Determina-se que fica revogado, para todos os legais efeitos, o despacho conjunto 204/2005, de 16 de Fevereiro, publicado no Diário da República, 2.ª série, n.º 47, de 8 de Março de 2005.
28 de Março de 2005. - O Ministro do Ambiente, do Ordenamento do Território e do Desenvolvimento Regional, …………………. - O Ministro da Economia e da Inovação, …………………... - O Ministro da Agricultura, do Desenvolvimento Rural e das Pescas, …………………
6. A CM de Benavente aprovou o Estudo Preliminar de Urbanização (EPU), com vista ao loteamento da Herdade da ……………………., que veio a ser ratificado pelo Secretário de Estado da Administração Local e do Ordenamento do Território, publicado no DR, 2ª série, de 1 de Outubro de 1993, na sequência de parecer favorável da Direcção-Geral do Ordenamento do Território – cf. docs. 3 e 5 juntos à p.i.;
7. A CM de Benavente deliberou favoravelmente o licenciamento do loteamento (1ª fase) bem como o projecto de infraestruturas, tendo sido emitido, em 20.03.1997, o Alvará de loteamento nº 1/97 do qual consta o seguinte:
“Área abrangida pelo Plano Director Municipal de Benavente…(ilegível) no respeito pelo Estudo Preliminar de Urbanização
Área do prédio a lotear 5.096.300 m2
Área total de construção 185.750 m2
Volume Total de construção -
Número de Lotes 237, com a área de 2.280m2 a 855.110m2
Número de pisos máximo 3
Número de fogos total 1354
Número de Lotes para habitação 167
Número de Lotes para serviços -
Número de Lotes para serviços e comércio 6
Número de Lotes para indústria -
Número de Lotes para Habitação, comércio e serviços 56
Número de Lotes para comércio e serviços de alojamento, restauração e lazer 8
Áreas de cedência para o domínio público municipal 310 750 m2 para a finalidade de infraestruturas de Apoio, de acordo com a planta arquivada nos serviços da Câmara Municipal”

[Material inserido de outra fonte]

diff --git a/photobundle_amd/csrc/pba_kernels.h b/photobundle_amd/csrc/pba_kernels.h
--- a/photobundle_amd/csrc/pba_kernels.h
+++ b/photobundle_amd/csrc/pba_kernels.h
@@ -575,6 +575,18 @@
 constexpr int kBk = 26;
 static_assert(kBk * sizeof(double) <= sizeof(CamGeom), "the compact table fits the second camera-table slot");
 
+struct LmHead { int32_t done, cur; double radius; };
+__device__ __forceinline__ LmHead lm_load_head(const LmState* lm) {
+  int32_t d = lm->done, c = lm->cur;
+  double r = lm->radius;
+  asm volatile("" : "+v"(d), "+v"(c), "+v"(r));
+  LmHead h;
+  h.done = __builtin_amdgcn_readfirstlane(d);
+  h.cur = __builtin_amdgcn_readfirstlane(c);
+  h.radius = __hiloint2double(__builtin_amdgcn_readfirstlane(__double2hiint(r)), __builtin_amdgcn_readfirstlane(__double2loint(r)));
+  return h;
+}
+
 __device__ __forceinline__ bool fused_resolve_parity(SampleParams& p) {
   if (p.lm) {
     if (p.lm->done) return false;
@@ -1907,9 +1919,18 @@
   return a * 6 - (a * (a - 1)) / 2 + (b - a);
 }
 
+struct SchurHead { int4 ti; int2 lr; };
+__device__ __forceinline__ SchurHead schur_prefetch_head(const SchurParams& p, const int part, const int tid) {
+  SchurHead h;
+  const int t0 = min(part, p.n_tiles - 1);
+  h.ti = p.tile_info[t0];
+  h.lr = p.lane_rec[(size_t)t0 * kTile + tid];
+  return h;
+}
+
 template <class RL>
 __device__ __forceinline__ void schur_body(SchurParams& p, char* smem, const int tid, const int part, const int n_parts, RL* rl,
-                                           const CamGeom* geom_res, const bool has_tile) {
+                                           const CamGeom* geom_res, const bool has_tile, const SchurHead* head = nullptr) {
   constexpr bool RES = !std::is_void<RL>::value;
   double* s_obs = reinterpret_cast<double*>(smem);
   static_assert(1024 + kTile * 9 <= kTile * kObsStride && kMaxFrames * sizeof(CamGeom) <= 1024 * sizeof(double), "aliasing fits");
@@ -1963,9 +1984,9 @@
   if constexpr (RES) {
     if (has_tile) { ti_next = rl->ti; nx_pt = rl->pt; nx_slot = rl->slot; nx_l0 = rl->l0; nx_cnt = rl->cnt; nx_x[0] = rl->X[0]; nx_x[1] = rl->X[1]; nx_x[2] = rl->X[2]; }
   } else {
-    ti_next = p.tile_info[min(part, p.n_tiles - 1)];
+    ti_next = head->ti;
     {
-      const int2 r = p.lane_rec[(size_t)min(part, p.n_tiles - 1) * kTile + tid];
+      const int2 r = head->lr;
       nx_pt = r.x; nx_slot = r.y & 0xff; nx_l0 = (r.y >> 8) & 0xff; nx_cnt = (r.y >> 16) & 0xff;
     }
     if (tid < ti_next.y) {
@@ -1980,6 +2001,15 @@
     const int o0 = ti.x, n_here = ti.y, pt0 = ti.z, n_pts = ti.w;
     const bool active = tid < n_here;
     const int obs = o0 + tid;
+    const bool b_only = !RES && p.final_pass != 0 && !p.init_scale;
+    double ld_rec[5] = {0.0, 0.0, 0.0, 0.0, 0.0}, ld_sp[3] = {1.0, 1.0, 1.0};
+    if constexpr (!RES) {
+      if (active) {
+        if (!b_only) { ld_rec[0] = p.rec[0 * p.rec_stride + obs]; ld_rec[1] = p.rec[1 * p.rec_stride + obs]; ld_rec[2] = p.rec[2 * p.rec_stride + obs]; }
+        ld_rec[3] = p.rec[3 * p.rec_stride + obs]; ld_rec[4] = p.rec[4 * p.rec_stride + obs];
+        if (!p.init_scale) { ld_sp[0] = p.sp[3 * (size_t)cur_pt]; ld_sp[1] = p.sp[3 * (size_t)cur_pt + 1]; ld_sp[2] = p.sp[3 * (size_t)cur_pt + 2]; }
+      }
+    }
 
     for (int k = tid; k < kMaxFrames * kTile / 4; k += kTile) reinterpret_cast<uint32_t*>(s_lane_of)[k] = 0x80808080u;
     const CamGeom* s_geom = RES ? geom_res : reinterpret_cast<const CamGeom*>(s_obs);
@@ -2016,7 +2046,7 @@
       const int slot = cur_slot;
       l0 = cur_l0; l1 = l0 + cur_cnt;
       if constexpr (RES) { if (!p.init_scale) { s_pt[0] = rl->sp[0]; s_pt[1] = rl->sp[1]; s_pt[2] = rl->sp[2]; } }
-      else if (!p.init_scale) { s_pt[0] = p.sp[3 * (size_t)pt]; s_pt[1] = p.sp[3 * (size_t)pt + 1]; s_pt[2] = p.sp[3 * (size_t)pt + 2]; }
+      else { s_pt[0] = ld_sp[0]; s_pt[1] = ld_sp[1]; s_pt[2] = ld_sp[2]; }
       const CamGeom& g = s_geom[slot];
       fa = g.free_index;
       const double prm[3] = {cur_x[0], cur_x[1], cur_x[2]};
@@ -2027,10 +2057,7 @@
       projection_jacobians(g, X, xw, p.fx, p.fy, Ac, Ap);
       point_jacobian(p.rays, qd, Ap);
       if constexpr (RES) { M[0] = rl->rec[0]; M[1] = rl->rec[1]; M[2] = rl->rec[2]; b[0] = rl->rec[3]; b[1] = rl->rec[4]; }
-      else {
-      M[0] = p.rec[0 * p.rec_stride + obs]; M[1] = p.rec[1 * p.rec_stride + obs]; M[2] = p.rec[2 * p.rec_stride + obs];
-      b[0] = p.rec[3 * p.rec_stride + obs]; b[1] = p.rec[4 * p.rec_stride + obs];
-      }
+      else { M[0] = ld_rec[0]; M[1] = ld_rec[1]; M[2] = ld_rec[2]; b[0] = ld_rec[3]; b[1] = ld_rec[4]; }
 #pragma unroll
       for (int k = 0; k < 3; ++k) { MAp[0][k] = M[0] * Ap[0][k] + M[1] * Ap[1][k]; MAp[1][k] = M[1] * Ap[0][k] + M[2] * Ap[1][k]; }
       double* vg = s_vg + tid * 9;
@@ -2051,6 +2078,7 @@
     double V[6] = {0, 0, 0, 0, 0, 0}, gp[3] = {0, 0, 0};
     for (int k = tid; k < 9 * n_pts; k += kTile) {
       const int q = k / 9, c = k - 9 * q;
+      if (b_only && c < 6) continue;
       const unsigned lc = s_ptl[q];
       const int ql0 = (int)(lc & 0xffu), qcnt = (int)(lc >> 8);
       const double* src = s_vg + ql0 * 9 + c;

8. No pedido de insistência apresentado pela Autora em 17.10.2002, identificado em 1 do probatório, do requerimento de 23.09.1998, para que fosse declarado de “imprescindível utilidade pública”, o identificado empreendimento ………………, foi junto um anexo, donde se destaca:
A Herdade da ………………. tem uma população florestal mista composta essencialmente por pinheiros e sobreiros.
O povoamento suberícola claramente dominante é actualmente constituído por 30.540 sobreiros distribuídos de forma regular por toda a área da Herdade com uma densidade média de 60 árvores por hectare.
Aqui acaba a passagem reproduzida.